In ruling on Cockett’s argument, the Court of Appeals noted that a court’s failure to conduct the Bone-Club “inquiry before closing a courtroom violates the right to a public trial and results in” the reversal of a conviction. State v. Cockett, supra. The court did not, however, find that the trial judge’s failure to conduct the inquiry in this case violated Cockett’s right to a public trial and required a reversal of his conviction:
[W]hile the court's in chambers viewing of the videotaped deposition occurred during the evidentiary phase of trial, it did not amount to taking evidence in a closed proceeding, as Cockett contends. Rather, . . . the court was simply viewing a videotape of deposition testimony that had already been taken in open court and was offered at trial as an exhibit in open court. . . .

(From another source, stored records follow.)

# fraunhoferhhi/vvenc

Measured on AMD Instinct MI355X. Metric: frames/sec + bit-exact vs CPU, 1080p/4K 10-bit preset=faster at 1/2/4/8 GPU, higher is better.
Workload: dtype i16; 1 GPU; BASELINE configs[1]: hot-path work lists RECORDED from the reference encoder (1920x1080 10-bit synthetic clip, 65 frames, preset faster; one picture per temporal layer), replayed resident in HBM: a step = one picture's integer-ME SAD windows + sub-pel SATD stages + table calls + fused TU transform/quant lists + DMVR lists on 5 HIP streams; steps follow the GOP's 1:1:2:4:8:16 layer mix from the key; hip_streams=5, sample_pairs_per_frame=175309451, coefficients_per_frame=6951461, recorded_calls_outside_the_lists=0

## Files before the change

### vvenc_amd/csrc/trquant.hip

```cpp
#include "common.h"
#include <stdlib.h>
#include <string.h>
#include <algorithm>
#include <vector>

namespace {

typedef uint32_t u32x2 __attribute__( ( ext_vector_type( 2 ) ) );
typedef uint32_t u32x4 __attribute__( ( ext_vector_type( 4 ) ) );
typedef short    s16x2 __attribute__( ( ext_vector_type( 2 ) ) );

__device__ __forceinline__ int clip3i( int lo, int hi, int v ) { return v < lo ? lo : ( v > hi ? hi : v ); }
__device__ __forceinline__ int sat16( int v ) { return clip3i( -32768, 32767, v ); }
__device__ __forceinline__ int dot2( uint32_t a, uint32_t b, int acc )
{
  return __builtin_amdgcn_sdot2( __builtin_bit_cast( s16x2, a ), __builtin_bit_cast( s16x2, b ), acc, false );
}
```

Cockett cites no authority for the proposition that the court's viewing of an admitted exhibit in chambers during a bench trial violates the public trial right. Nor is there anything in the record to suggest that the court otherwise restricted public access to the videotape or viewed the tape in chambers to exclude the public; rather, it was clear from the record that the only reason the court did so was because the tape could only be heard if played on the computer that was located in chambers. Thus, Cockett fails to show that the viewing of the videotape in chambers amounts to a courtroom closure that implicates the public trial right.
State v. Cockett, supra.
The Court of Appeals also noted that even if the judge’s
viewing of the videotape in chambers amounted to a courtroom closure in violation of the public trial right, by requesting and affirmatively agreeing that the court do so, Cockett invited the closure and may not now challenge it as error. The basic premise of the invited error doctrine is that a party who sets up an error at trial cannot claim it as error on appeal.
The invited error doctrine applies even when the alleged error is of constitutional magnitude. Here, Cockett did not merely fail to object to or acquiesce to the closure, but actually suggested and affirmatively agreed to it. The court specifically asked for his input (i.e., `Do we know [sic] to play the deposition in open court or can I play it on my computer?’) and he responded that viewing it in chambers was an acceptable choice to him (i.e., `You can play it on your computer, Your Honor. We'll accept that.’). Because he invited the closure, he is barred from now claiming that it violated his public trial right.
State v. Cockett, supra. So, unless the Washington Supreme Court or the U.S. Supreme Court takes the case and reverses Cockett’s conviction, it looks like he’ll be serving the sentence imposed on him.